I recently stood in line behind a mom and her toddler at the grocery store. The little girl spotted well placed, eye-level candy. She saw it, she wanted it. An existential moment of cloud-parting clarity, the three-year-old found her truth.
When her mom said “no,” the girl was ready to throw-down. War light blazed in her eyes, “Oh yeah?” Scanning each item at self checkout, Mom quietly and firmly refused each attack, as her daughter went full Hulk.
Who was the stronger person in this battle?
Back to Mariah Bertram
In part one of this article, we looked at Mariah Bertram—the seeming tower of strength. When alone outside a locked garden with her preferred lover, Henry, Mariah would not wait for the return of her fiancé. Instead of waiting for him to bring the key, she hopped the fence with Henry. She claimed her rights now.
Hopping fences always seems like strength. Give me what I want now. We live in a Disney age of “everything your heart desires shall come to you”—defy, resist, insist on your rights.
Yet the very thing that made Mariah seem strongest was, in fact, her greatest weakness.
How is that?
Let’s consider what’s going on here. Mariah was engaged to a man she did not love for the sake of his wealth. Henry comes along and flirts, flatters, and charms her. She was caught. Because she only consulted her own inclinations, her emotions controlled her. This made her easy prey. All someone had to do was toy with her feelings and she was made quick work of. This done, Henry got bored and dumped her.
When our wants are the only standard, we are easily manipulated. Eye-level candy turns us into slaves of our own impulses. In the role of omniscient narrator, Austen comments on Mariah’s problem:
“The politeness which she had been brought up to practice as a duty (made her appear outwardly polite) while the want of that higher species of self-command, that just consideration of others, that knowledge of her own heart, that principle of right which had not formed any essential part of her education made her miserable under it.” (Note: this particular comment concerned Mariah’s sister, Julia, but certainly applies to both sisters.)
In other words, Mariah and Julia had been brought up to sometimes control their impulses for appearance’s sake. But lacking that “higher species of self-command,” they hated it. They fought every moment for freedom from restraint, the fence hopping symbolically capturing Mariah’s true self. Yet she permitted herself to become a passing plaything, discarded when no longer necessary.
Because real strength is found only in submission.
Wait, what?
The mom with the toddler in the story above submitted to a higher principle of not rewarding her daughter’s tantrum, (at least, I assume that was her motivation).
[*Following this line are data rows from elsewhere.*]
__global__ __launch_bounds__(16 * kFinSlices) void bn_finalize_kernel(const float* __restrict__ partials, int nblk,
                                                          int C, long M, int mode, float eps,
                                                          float momentum, float* out1, float* out2,
                                                          float* running_mean, float* running_var,
                                                          const float* scale2 = nullptr) {
    __shared__ double sa[kFinSlices][17], sb[kFinSlices][17];
    const int cl = threadIdx.x & 15, ks = threadIdx.x >> 4;
    const int c = blockIdx.x * 16 + cl;
    float rm0 = 0.f, rv0 = 0.f, sc2v = 1.f;
    if (ks == 0 && c < C) {
        if (mode == 0 && running_mean) {
            rm0 = running_mean[c];
            rv0 = running_var[c];
        } else if (mode != 0 && scale2) {
            sc2v = scale2[c];
        }
    }
    double acc2[2] = {0.0, 0.0};
    if (c < C) fin_gather<2>(partials, nblk, C, c, ks, acc2);
    double a = acc2[0], b = acc2[1];
    sa[ks][cl] = a;
    sb[ks][cl] = b;
    __syncthreads();
    if (ks >= 4) return;
    for (int k = ks + 4; k < kFinSlices; k += 4) {
        a += sa[k][cl];
        b += sb[k][cl];
    }
    a += __shfl_down(a, 32);
    b += __shfl_down(b, 32);
    a += __shfl_down(a, 16);
    b += __shfl_down(b, 16);
    if (ks != 0 || c >= C) return;
    if (mode == 0) {
        const double mean = a / (double)M;
        double var = b / (double)M - mean * mean;
        if (var < 0.0) var = 0.0;
        out1[c] = (float)mean;
        out2[c] = (float)(1.0 / sqrt(var + (double)eps));
        if (running_mean) {
            const double unb = M > 1 ? var * (double)M / (double)(M - 1) : var;
            running_mean[c] = (float)((1.0 - momentum) * (double)rm0 + (double)momentum * mean);
            running_var[c] = (float)((1.0 - momentum) * (double)rv0 + (double)momentum * unb);
        }
    } else {
        out1[c] = (float)a;
        out2[c] = scale2 ? (float)(b * (double)sc2v) : (float)b;
    }
}

template <typename T>
__global__ __launch_bounds__(16 * kFinSlices) void bn_finalize_pool_kernel(
    const float* __restrict__ partials, int nblk, int C, float* __restrict__ dbeta, float* __restrict__ dgamma,
    const float* __restrict__ gamma, const float* __restrict__ beta, const float* __restrict__ mean,
    const float* __restrict__ invstd, const T* __restrict__ p, const T* __restrict__ dp, const uint8_t* __restrict__ argmax,
    const T* __restrict__ y, int N, int H, int W, int Ho, int Wo) {
    __shared__ double sa[kFinSlices][17], sb[kFinSlices][17];
    __shared__ double sfix[16 * kFinSlices / 64];
    const int cl = threadIdx.x & 15, ks = threadIdx.x >> 4;
    const int c = blockIdx.x * 16 + cl;
    double acc2[2] = {0.0, 0.0};
    if (c < C) fin_gather<2>(partials, nblk, C, c, ks, acc2);
    sa[ks][cl] = acc2[0];
    sb[ks][cl] = acc2[1];
    __syncthreads();
    if (ks == 0 && c < C) {
        double a = 0.0, b = 0.0;
        for (int k = 0; k < kFinSlices; ++k) {
            a += sa[k][cl];
            b += sb[k][cl];
        }
        dbeta[c] = (float)a;
        dgamma[c] = (float)b;
    }
    for (int j = 0; j < 16; ++j) {
        const int cj = blockIdx.x * 16 + j;
        if (cj >= C || pool_xhat_recoverable(gamma[cj], beta[cj])) continue;
        const long Mp = (long)N * Ho * Wo;
        const float mu = mean[cj], is = invstd[cj];
        double t = 0.0;
        for (long r = threadIdx.x; r < Mp; r += blockDim.x) {
            const float pv = Elem<T>::load(p + r * C + cj);
            if (!(pv > 0.f)) continue;
            const int wo = (int)(r % Wo);
            const long q = r / Wo;
            const int ho = (int)(q % Ho), n = (int)(q / Ho);
            const int code = argmax[r * C + cj];
            const int h = 2 * ho - 1 + code / 3, w = 2 * wo - 1 + code % 3;
            const float yv = Elem<T>::load(y + (((long)n * H + h) * W + w) * C + cj);
            t += (double)(Elem<T>::load(dp + r * C + cj) * ((yv - mu) * is));
        }
        for (int o = 32; o > 0; o >>= 1) t += __shfl_down(t, o);
        __syncthreads();
        if ((threadIdx.x & 63) == 0) sfix[threadIdx.x >> 6] = t;
        __syncthreads();
        if (threadIdx.x == 0) {
            double a = 0.0;
            for (int k = 0; k < 16 * kFinSlices / 64; ++k) a += sfix[k];
            dgamma[cj] = (float)a;
        }
    }
}

struct BnInline {
    const float* partials;
    int nblk;
    long M;
    float eps, momentum;
    float* running_mean;
    float* running_var;
    float* save_mean;
    float* save_invstd;
    unsigned* flags;
};

__device__ __forceinline__ void bn_inline_finalize_stats(const BnInline& q, int C, float* lds_mean, float* lds_invstd) {
    const int nfin = (C + 3) >> 2;
    if ((int)blockIdx.x < nfin) {
        __shared__ double sa[kFinSlices][5], sb[kFinSlices][5];
        const int cl = threadIdx.x & 3, ks = threadIdx.x >> 2;
        const int c = blockIdx.x * 4 + cl;
        double acc2[2] = {0.0, 0.0};
        if (c < C) fin_gather<2>(q.partials, q.nblk, C, c, ks, acc2);
        double a = acc2[0], b = acc2[1];
        sa[ks][cl] = a;
        sb[ks][cl] = b;
        __syncthreads();
        if (ks < 4) {
            for (int k = ks + 4; k < kFinSlices; k += 4) {
                a += sa[k][cl];
                b += sb[k][cl];
            }
        }
        __syncthreads();
        if (ks < 4) {
            sa[ks][cl] = a;
            sb[ks][cl] = b;
        }
        __syncthreads();
        if (ks == 0 && c < C) {
            a = (sa[0][cl] + sa[2][cl]) + (sa[1][cl] + sa[3][cl]);
            b = (sb[0][cl] + sb[2][cl]) + (sb[1][cl] + sb[3][cl]);
            const double mean = a / (double)q.M;
            double var = b / (double)q.M - mean * mean;
            if (var < 0.0) var = 0.0;
            __hip_atomic_store(q.save_mean + c, (float)mean, __ATOMIC_RELAXED, __HIP_MEMORY_SCOPE_AGENT);
            __hip_atomic_store(q.save_invstd + c, (float)(1.0 / sqrt(var + (double)q.eps)), __ATOMIC_RELAXED, __HIP_MEMORY_SCOPE_AGENT);
            if (q.running_mean) {
                const double unb = q.M > 1 ? var * (double)q.M / (double)(q.M - 1) : var;
                q.running_mean[c] = (float)((1.0 - q.momentum) * (double)q.running_mean[c] + (double)q.momentum * mean);
                q.running_var[c] = (float)((1.0 - q.momentum) * (double)q.running_var[c] + (double)q.momentum * unb);
            }
        }
        asm volatile("s_waitcnt vmcnt(0)" ::: "memory");
        __syncthreads();
        if (threadIdx.x == 0) __hip_atomic_store(q.flags + blockIdx.x, 1u, __ATOMIC_RELAXED, __HIP_MEMORY_SCOPE_AGENT);
    }
    for (int c = threadIdx.x; c < C; c += blockDim.x) {
        while (__hip_atomic_load(q.flags + (c >> 2), __ATOMIC_RELAXED, __HIP_MEMORY_SCOPE_AGENT) == 0u) __builtin_amdgcn_s_sleep(2);
        asm volatile("" ::: "memory");
        lds_mean[c] = __hip_atomic_load(q.save_mean + c, __ATOMIC_RELAXED, __HIP_MEMORY_SCOPE_AGENT);
        lds_invstd[c] = __hip_atomic_load(q.save_invstd + c, __ATOMIC_RELAXED, __HIP_MEMORY_SCOPE_AGENT);
    }
}

template <typename T>
__global__ __launch_bounds__(256) void bn_apply_kernel(const T* __restrict__ y, const T* __restrict__ res,
                                                       T* __restrict__ z, const float* __restrict__ gamma,
                                                       const float* __restrict__ beta,
                                                       const float* __restrict__ mean,
                                                       const float* __restrict__ invstd_or_var, float eps,
// ... 101 lines not shown
    constexpr int CH = Chunk<T>::N;
    __shared__ float sm[7][512];
    for (int c = threadIdx.x; c < C; c += 256) {
        sm[0][c] = mean[c];
        sm[1][c] = invstd[c];
        sm[2][c] = gamma[c] * invstd[c];
        sm[3][c] = dbeta[c] * inv_m;
        sm[4][c] = dgamma[c] * inv_m;
        sm[5][c] = invstd[c] * gamma[c];
        sm[6][c] = beta ? beta[c] : 0.f;
    }
    __syncthreads();
    const int cpr = C / CH;
    const long stride = (long)gridDim.x * 256;
    for (long q0 = (long)blockIdx.x * 256 + threadIdx.x; q0 < nchunks; q0 += stride * U) {
        u32x4 ry[U], rg[U], rz[U];
        unsigned rm[U];
#pragma unroll
        for (int u = 0; u < U; ++u) {
            const long q = q0 + u * stride;
            const long qc = q < nchunks ? q : q0;
            ry[u] = *(const u32x4*)(y + qc * CH);
            rg[u] = *(const u32x4*)(dz + qc * CH);
            if (z) rz[u] = *(const u32x4*)(z + qc * CH);
            else if (mask) rm[u] = mask[qc];
        }
#pragma unroll
        for (int u = 0; u < U; ++u) {
            const long q = q0 + u * stride;
            if (q >= nchunks) break;
            const int c0 = (int)(q % cpr) * CH;
            float vy[CH], vg[CH];
            Chunk<T>::unpack(ry[u], vy);
            Chunk<T>::unpack(rg[u], vg);
            if (z) {
                float vz[CH];
                Chunk<T>::unpack(rz[u], vz);
#pragma unroll
                for (int i = 0; i < CH; ++i) vg[i] = vz[i] > 0.f ? vg[i] : 0.f;
            } else if (mask) {
                const unsigned m = rm[u];
#pragma unroll
                for (int i = 0; i < CH; ++i) vg[i] = (m >> i) & 1u ? vg[i] : 0.f;
            } else if (beta) {
#pragma unroll
                for (int i = 0; i < CH; ++i) {
                    const float zz = bn_affine(vy[i], sm[0][c0 + i], sm[5][c0 + i], sm[6][c0 + i]);
                    vg[i] = zz > 0.f ? vg[i] : 0.f;
                }
            }
            if (g_out) *(u32x4*)(g_out + q * CH) = Chunk<T>::pack(vg);
#pragma unroll
            for (int i = 0; i < CH; ++i) {
                const float xh = (vy[i] - sm[0][c0 + i]) * sm[1][c0 + i];
                vy[i] = sm[2][c0 + i] * (vg[i] - sm[3][c0 + i] - xh * sm[4][c0 + i]);
            }
            *(u32x4*)(dy + q * CH) = Chunk<T>::pack(vy);
        }
    }
}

Let’s say that her motivation was different. That she was simply saying “no” because she didn’t want to spend her money or be inconvenienced. Would that still make her stronger in the battle? Does it matter what the motivation is?
Motivation is Everything.
Mom submitted to a higher principle. And this made her strong in the face of a loud, public, attack. Bonus: it taught her daughter to live for something bigger than herself as well.
Thomas Jackson, a general in the confederate army, earned his nickname “Stonewall Jackson,” because he faced every battle exactly like that—a stone wall. He was famous for saying “My religious belief teaches me to feel as safe in battle as in bed. God has fixed the time for my death. I do not concern myself about that.”
When we submit to standards outside ourselves, we can face anything. It is both submission and defiance all wrapped up together. The Bible calls it meekness. We are submitting and yet can be attacked on all sides, as Fanny Price was, without caving.
This kind of submission does not mean possessing an weak, pushover, type of personality
This can be seen in the character of Lady Bertram, Mariah’s mother. She never knew what she wanted and did not really care. “Do I need Fanny to stay home with me?” She asked her husband when Fanny had been invited out to a dinner party.
Fanny Price had opinions and desires. She had longing, and loyalty, and affection. She was not a doormat like Lady Bertram. At the same time, she was not dictated by her inclinations as Mariah was.
Elizabeth Elliot put it this way: “meekness is not indecision, or laziness, or feminine fragility, or loose sentimentalism, or indifference, or affable neutrality.” When we submit our will to God, we can both resist at times, and surrender at others. We possess both qualities at once, because inner strength is based on fixed principles… not human rights, or human dreams, or inclinations.
Where is the Greatest Picture of Strength Ever Witnessed?
If submission is weakness than Jesus was weak—which he was not. Christ did not want to die on the cross. He prayed,
“Father, if you are willing, remove this cup from me. Nevertheless, not my will, but yours, be done.”
This was a moment of meekness. Of both yielding submission, and determined endurance, wrapped up at once. Because it is both of these things the world does not understand it. Yet this is where we must look to find what real strength actually looks like as we await Christ, our bridegroom, to return with the key.